Is it possible to re-train a finetuned NER model on a dataset with a different tagset (respect from the first training dataset)?

Hi all, first time here and very new to NLP.

I used PyTorch to finetune XLM-RoBERTa with a german dataset for NER that has 7 tags. Let’s call this model xlmr-finetuned.

Now I have another german NER dataset that comes from historical newspapers (so it contains many errors), and I would like to finetune or re-train the last model (xlmr-finetuned) on this dataset. The problem is that this historical dataset has 11 tags (the same 7 tags as the first + 4 new tags). So, when trying to load the model with .from_pretrained I get a size mismatch error about the sizes of the model (xlmr-finetuned) and the configuration of the new dataset I want to finetuneit on:

RuntimeError: Error(s) in loading state_dict for XLMRobertaForTokenClassification:
size mismatch for classifier.weight: copying a param with shape torch.Size([7, 768]) from checkpoint, the shape in current model is torch.Size([11, 768]).
size mismatch for classifier.bias: copying a param with shape torch.Size([7]) from checkpoint, the shape in current model is torch.Size([11]).
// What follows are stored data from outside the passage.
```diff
+#pragma unroll
+  for (int q = 0; q < CT; ++q) {
+    const int n = (nt0 + q) * 16 + lm;
+    const float b1 = p.b1 ? p.b1[n] : 0.f, a2 = p.s2_alpha[n], ib2 = p.s2_inv_beta[n];
+#pragma unroll
+    for (int i = 0; i < RT; ++i)
+#pragma unroll
+      for (int e = 0; e < 4; ++e) {
+        const float h = bf2f(f2bf(acc[i][q][e] + b1));
+        const float sn = __sinf(h * a2);
+        img[(wrow + i * 16 + lk * 4 + e) * LDW + n] = f2bf(h + ib2 * (sn * sn));
+        acc[i][q][e] = 0.f;
+      }
+  }
+
+  {
+    const bf16_t* Wb = (const bf16_t*)p.w2 + lane * 8;
+    u32x4_t cur[CT], nxt[CT];
+#pragma unroll
+    for (int q = 0; q < CT; ++q) cur[q] = *(const u32x4_t*)(Wb + ((size_t)(nt0 + q) * NCH) * 512);
+    __syncthreads();
+    const bf16_t* wa = img + (wrow + lm) * LDW + lk * 8;
+#pragma unroll 2
+    for (int c = 0; c < NCH; ++c) {
+      const int kn = c + 1 < NCH ? c + 1 : c;
+#pragma unroll
+      for (int q = 0; q < CT; ++q) nxt[q] = *(const u32x4_t*)(Wb + ((size_t)(nt0 + q) * NCH + kn) * 512);
+      u32x4_t af[RT];
+#pragma unroll
+      for (int i = 0; i < RT; ++i) af[i] = *(const u32x4_t*)(wa + i * 16 * LDW + c * 32);
+#pragma unroll
+      for (int i = 0; i < RT; ++i)
+#pragma unroll
+        for (int q = 0; q < CT; ++q)
+          acc[i][q] = __builtin_amdgcn_mfma_f32_16x16x32_bf16(__builtin_bit_cast(bf16x8_t, af[i]),
+                                                              __builtin_bit_cast(bf16x8_t, cur[q]), acc[i][q], 0, 0, 0);
+#pragma unroll
+      for (int q = 0; q < CT; ++q) cur[q] = nxt[q];
+    }
+  }
+
+  u32x4_t xr[NR];
+#pragma unroll
+  for (int u = 0; u < NR; ++u) {
+    const int q = tid + u * NTH, r = q / G, g = q - r * G;
+    xr[u] = u32x4_t{0u, 0u, 0u, 0u};
+    if (t0 + r < p.L) xr[u] = *(const u32x4_t*)(xin + (long long)(t0 + r) * C + g * 8);
+  }
+  __syncthreads();
+#pragma unroll
+  for (int u = 0; u < NR; ++u) {
+    const int q = tid + u * NTH, r = q / G, g = q - r * G;
+    *(u32x4_t*)(img + r * LDW + g * 8) = xr[u];
+  }
+  __syncthreads();
+#pragma unroll
+  for (int q = 0; q < CT; ++q) {
+    const int n = (nt0 + q) * 16 + lm;
+    const float b2 = p.b2 ? p.b2[n] : 0.f;
+#pragma unroll
+    for (int i = 0; i < RT; ++i)
+#pragma unroll
+      for (int e = 0; e < 4; ++e) {
+        bf16_t* s = img + (wrow + i * 16 + lk * 4 + e) * LDW + n;
+        *s = f2bf(bf2f(*s) + (acc[i][q][e] + b2));
+      }
+  }
+  __syncthreads();
+
+#pragma unroll
+  for (int u = 0; u < NR; ++u) {
+    const int q = tid + u * NTH, r = q / G, g = q - r * G;
+    if (t0 + r < p.L) *(u32x4_t*)(xout + (long long)(t0 + r) * C + g * 8) = *(const u32x4_t*)(img + r * LDW + g * 8);
+  }
+}
+
+template <int C, int KC, int RT>
+int launch_wide(const qt_codec_resunit_args& a, hipStream_t s) {
+  const size_t smem = wide_smem(C, KC, a.dil);
+  if (smem > (64u << 10) &&
+      hipFuncSetAttribute((const void*)codec_unit_wide_k<C, KC, RT>, hipFuncAttributeMaxDynamicSharedMemorySize,
+                          (int)wide_smem(C, KC, CU_MAX_DIL)) != hipSuccess)
+    return QT_ERR_LAUNCH;
+  const long long blocks = (long long)a.B * ((a.L + 63) / 64);
+  hipLaunchKernelGGL((codec_unit_wide_k<C, KC, RT>), dim3((unsigned)blocks), dim3(wide_threads(C)), smem, s, a);
+  return hipGetLastError() == hipSuccess ? QT_OK : QT_ERR_LAUNCH;
+}
+
 }
 
 static int unit_check(const qt_codec_resunit_args* a) {
   if (!a) return QT_ERR_ARG;
   if (a->a_dtype != QT_BF16 || a->w_dtype != QT_BF16) return QT_ERR_DTYPE;
-  if (a->C != 96 && a->C != 192) return QT_ERR_SHAPE;
+  if (a->C != 96 && a->C != 192 && a->C != 384 && a->C != 768) return QT_ERR_SHAPE;
   if (a->dil != 1 && a->dil != 3 && a->dil != CU_MAX_DIL) return QT_ERR_SHAPE;
   if (a->B < 1 || a->L < 1 || (long long)a->B * ((a->L + 63) / 64) > 0x7FFFFFFFLL) return QT_ERR_SHAPE;
   if (!a->x_in || !a->x_out || !a->w1 || !a->w2 || !a->s1_alpha || !a->s1_inv_beta || !a->s2_alpha || !a->s2_inv_beta)
@@ -228,6 +442,27 @@
     if (a->C == 96 && mi == 4) return launch_unit<96, 4>(*a, s);
     if (a->C == 192 && (mi == 2 || mi == 4)) return launch_unit<192, 2>(*a, s);
   }
+  if constexpr (kProbe) {
+    const int kc = qt_knob("QT_CU_KC", 0), rt = qt_knob("QT_CU_RT", 0);
+    if (a->C == 384 || a->C == 768) {
+      const int v = (a->C == 768) * 1000 + (kc ? kc : WIDE_KC) * 4 + (rt ? rt : WIDE_RT);
+      switch (v) {
+        case 32 * 4 + 2: return launch_wide<384, 32, 2>(*a, s);
+        case 64 * 4 + 2: return launch_wide<384, 64, 2>(*a, s);
+        case 128 * 4 + 2: return launch_wide<384, 128, 2>(*a, s);
+        case 32 * 4 + 4: return launch_wide<384, 32, 4>(*a, s);
+        case 64 * 4 + 4: return launch_wide<384, 64, 4>(*a, s);
+        case 1000 + 32 * 4 + 2: return launch_wide<768, 32, 2>(*a, s);
+        case 1000 + 64 * 4 + 2: return launch_wide<768, 64, 2>(*a, s);
+        case 1000 + 128 * 4 + 2: return launch_wide<768, 128, 2>(*a, s);
+        case 1000 + 32 * 4 + 4: return launch_wide<768, 32, 4>(*a, s);
+        case 1000 + 64 * 4 + 4: return launch_wide<768, 64, 4>(*a, s);
+        default: return QT_ERR_ARG;
+      }
+    }
+  }
+  if (a->C == 384) return launch_wide<384, WIDE_KC, WIDE_RT>(*a, s);
+  if (a->C == 768) return launch_wide<768, WIDE_KC, WIDE_RT>(*a, s);
   if (a->C == 96) return launch_unit<96, 2>(*a, s);
   return launch_unit<192, 1>(*a, s);
 }
```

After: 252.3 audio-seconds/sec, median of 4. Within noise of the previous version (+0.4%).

So, my question is, is it possible to finetune, with a different tagset, an already finetuned model? Or, on the contrary, transfer learning can only be done between very similar datasets?

I’m already considering solutions that involve modifying the datasets, like removing the 4 new tags in the new dataset, or telling the model in the first finetuning that there are 11 tags instead of 7 (even if there are not).

Thanks a lot in advance!